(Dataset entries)
template <class C, int EPI, bool ACT, bool FOLD = false>
__global__ __launch_bounds__(C::THREADS, C::MINW) void conv1d_mfma_kernel(const hsp_conv1d_args a, const int n_mt,
                                                                          const int n_nt, const int lkc,
                                                                          const int xvec, const int sched) {
  extern __shared__ __attribute__((aligned(16))) float lds[];
  constexpr int BM = C::BM, BN = C::BN, TM = C::kTM, TN = C::kTN;
  const LdsPlan P = make_plan<C>(a.K, a.dil, ACT ? HSP_PRO_ACT1D : HSP_PRO_NONE, lkc);
  const int KC = P.kc;

  int mt, ct;
  {
    const int g = sched & 255;
    const int bid = blockIdx.x;
    if (g == 0) {
      mt = bid % n_mt;
      ct = bid / n_mt;
    } else {
      const int x = bid & 7, q = bid >> 3;
      const int groups_m = n_mt / g, nx = 8 / groups_m;
      mt = (x % groups_m) * g + q % g;
      ct = (q / g) * nx + x / groups_m;
      if (ct >= n_nt * a.B) return;
    }
  }
  int nt, b;
  bool tail_tile = false;
  if constexpr (FOLD) {
    nt = ct;
    b = (nt * BN) / a.ncols;
  } else if (sched >> 8) {
    const int n_main = (n_nt - 1) * a.B;
    if (ct < n_main) {
      nt = ct % (n_nt - 1);
      b = ct / (n_nt - 1);
    } else {
      nt = n_nt - 1;
      b = ct - n_main;
      tail_tile = true;
    }
  } else {
    nt = ct % n_nt;
    b = ct / n_nt;
  }
  const int m0 = mt * BM, t0 = nt * BN;
  const int p0 = t0 - a.pad;
  const int ts0 = FOLD ? t0 - b * a.ncols : 0;

  const int wave = __builtin_amdgcn_readfirstlane(threadIdx.x >> 6);
  const int lane = threadIdx.x & 63;
  const int nchunks = (a.Cin + KC - 1) >> lkc;

  if (wave >= C::NCW) {
    const int pw = wave - C::NCW;
    using PR = Prod<C>;
    const float* const wb = a.w + (int64_t)b * a.w_bs;
    const ProdArgs pa{wb, a.zeros, a.alpha_exp, a.beta_inv, a.filt, a.K, a.Cin, a.Lin, a.M, a.w_ld, (int)a.x_cs,
                      (int)a.x_ts, a.prologue, a.slope};
    const float* xb = a.x + (int64_t)b * a.x_bs;
    float* const Ws0 = lds;
    float* const Xa0 = lds + P.xa_off;
    if constexpr (FOLD) {
      const int T = a.ncols;
      const int ngrp = (BN + 8 * ((BN + T - 1) / T + 1)) >> 2;
      int q = 4 * lane + ts0, piece = 0;
      while (q >= T + 8) {
        q -= T + 8;
        ++piece;
      }
      const bool inside = b + piece < a.B && q >= 4 && q < T + 4;
      const float* const xl = inside ? a.x + (int64_t)(b + piece) * a.x_bs + (q - 4) : a.zeros;
      const int xs = inside ? (int)a.x_cs : 0;
      const bool wfast = m0 + BM <= a.M && (a.Cin & (KC - 1)) == 0;
      const float* const wtile = wb + m0;
      const unsigned wofs = PR::w_lane_ofs(lane, a.w_ld);
      auto stage = [&](int c0, float* Ws, float* Xa) __attribute__((always_inline)) {
        if (wfast) PR::dma_w_fast(wtile, a.w_ld, a.Cin, a.K, P, Ws, c0, pw, wofs);
        else PR::dma_w(pa, P, Ws, c0, m0, pw, lane);
        PR::dma_x_fold(xl, xs, a.zeros, a.Cin, P, Xa, c0, pw, lane < ngrp);
        wait_vm0();
        if (a.prologue == HSP_PRO_LRELU) PR::lrelu_x(pa, P, Xa, pw, lane);
      };
      stage(0, Ws0, Xa0);
      HSP_BARRIER(a);
      for (int c = 0; c < nchunks; ++c) {
        const int nb = (c + 1) & 1;
        if (c + 1 < nchunks && !HSP_DBG(a, HSP_CV_ONE_CHUNK)) stage((c + 1) << lkc, Ws0 + nb * P.ws_sz, Xa0 + nb * P.xa_sz);
        HSP_BARRIER(a);
      }
    } else if constexpr (!ACT) {
      const int p0a = p0 & ~3;
      const bool fast = xvec && m0 + BM <= a.M && (a.Cin & (KC - 1)) == 0 && !HSP_DBG(a, HSP_CV_NO_FAST_STAGE);
      if (fast) {
        const float* const wtile = wb + m0;
        const float* const xtile = xb + p0a;
        const int xcs = (int)a.x_cs;
        const unsigned wofs = PR::w_lane_ofs(lane, a.w_ld);
        if (p0a < 0 || p0a + 4 * ((P.xw + 3 + 3) >> 2) > a.Lin) PR::zero_x_rows(P, Xa0, pw, lane);
        PR::dma_w_fast(wtile, a.w_ld, a.Cin, a.K, P, Ws0, 0, pw, wofs);
        PR::dma_x16_fast(xtile, xcs, a.Lin, P, Xa0, 0, p0a, pw, lane);
        wait_vm0();
        if (a.prologue == HSP_PRO_LRELU) PR::lrelu_x(pa, P, Xa0, pw, lane);
        HSP_BARRIER(a);
        for (int c = 0; c < nchunks; ++c) {
          const int nb = (c + 1) & 1;
          if (c + 1 < nchunks && !HSP_DBG(a, HSP_CV_ONE_CHUNK)) {
            PR::dma_w_fast(wtile, a.w_ld, a.Cin, a.K, P, Ws0 + nb * P.ws_sz, (c + 1) << lkc, pw, wofs);
            PR::dma_x16_fast(xtile, xcs, a.Lin, P, Xa0 + nb * P.xa_sz, (c + 1) << lkc, p0a, pw, lane);
            wait_vm0();
            if (a.prologue == HSP_PRO_LRELU) PR::lrelu_x(pa, P, Xa0 + nb * P.xa_sz, pw, lane);
          }
          HSP_BARRIER(a);
        }
        return;
      }
      PR::dma_w(pa, P, Ws0, 0, m0, pw, lane);
      if (xvec) PR::dma_x16(pa, P, Xa0, xb, 0, p0a, pw, lane); else PR::dma_x(pa, P, Xa0, xb, 0, p0, pw, lane);
      wait_vm0();
      if (a.prologue == HSP_PRO_LRELU) PR::lrelu_x(pa, P, Xa0, pw, lane);
      HSP_BARRIER(a);
      for (int c = 0; c < nchunks; ++c) {
        const int nb = (c + 1) & 1;
        if (c + 1 < nchunks && !HSP_DBG(a, HSP_CV_ONE_CHUNK)) {
          PR::dma_w(pa, P, Ws0 + nb * P.ws_sz, (c + 1) << lkc, m0, pw, lane);
          if (xvec) PR::dma_x16(pa, P, Xa0 + nb * P.xa_sz, xb, (c + 1) << lkc, p0a, pw, lane);
          else PR::dma_x(pa, P, Xa0 + nb * P.xa_sz, xb, (c + 1) << lkc, p0, pw, lane);
          wait_vm0();
          if (a.prologue == HSP_PRO_LRELU) PR::lrelu_x(pa, P, Xa0 + nb * P.xa_sz, pw, lane);
        }
        HSP_BARRIER(a);
      }
    } else {
      float* const scr = lds + P.scr_off + pw * P.scr_sz;
      float* const a2 = scr + 2 * P.rpw * P.xrwp;
      const int rsz = P.rpw * P.xrwp;
      PR::dma_raw(pa, P, scr, xb, 0, p0, pw, lane);
      PR::dma_w(pa, P, Ws0, 0, m0, pw, lane);
      wait_vm0();
      PR::act_rows(pa, P, scr, a2, Xa0, 0, p0, pw, lane);
      if (nchunks > 1) PR::dma_raw(pa, P, scr + rsz, xb, KC, p0, pw, lane);
      wait_vm0();
      HSP_BARRIER(a);
      for (int c = 0; c < nchunks; ++c) {
        const int nb = (c + 1) & 1;
        if (c + 1 < nchunks && !HSP_DBG(a, HSP_CV_ONE_CHUNK)) {
          PR::dma_w(pa, P, Ws0 + nb * P.ws_sz, (c + 1) << lkc, m0, pw, lane);
          if (c + 2 < nchunks) PR::dma_raw(pa, P, scr + (c & 1) * rsz, xb, (c + 2) << lkc, p0, pw, lane);
          PR::act_rows(pa, P, scr + nb * rsz, a2, Xa0 + nb * P.xa_sz, (c + 1) << lkc, p0, pw, lane);
          wait_vm0();
        }
        HSP_BARRIER(a);
      }
    }
    return;
  }

  if constexpr (has_tail_path<C, EPI, ACT>()) {
    if (tail_tile) {
      conv_consume<C, EPI, ACT, 1, 1>(a, P, lds, b, m0, t0, p0, wave, 0, lane, nchunks, lkc, xvec);
      return;
    }
  }
  if constexpr (FOLD) {
    conv_consume<C, EPI, ACT, TM, TN, true>(a, P, lds, b, m0, t0, p0, wave / C::kWN, wave % C::kWN, lane, nchunks, lkc, xvec, 0, ts0);
  } else if constexpr (C::kKS > 1) {
    const int ks = wave / (C::kWM * C::kWN), w2 = wave % (C::kWM * C::kWN);
    conv_consume<C, EPI, ACT, TM, TN>(a, P, lds, b, m0, t0, p0, w2 / C::kWN, w2 % C::kWN, lane, nchunks, lkc, xvec, ks);
  } else {
    conv_consume<C, EPI, ACT, TM, TN>(a, P, lds, b, m0, t0, p0, wave / C::kWN, wave % C::kWN, lane, nchunks, lkc, xvec);
  }
}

EXERCISE: Search the entries above for the string "true", and report each line where it occurs.

SOLUTION BELOW:
      tail_tile = true;
    conv_consume<C, EPI, ACT, TM, TN, true>(a, P, lds, b, m0, t0, p0, wave / C::kWN, wave % C::kWN, lane, nchunks, lkc, xvec, 0, ts0);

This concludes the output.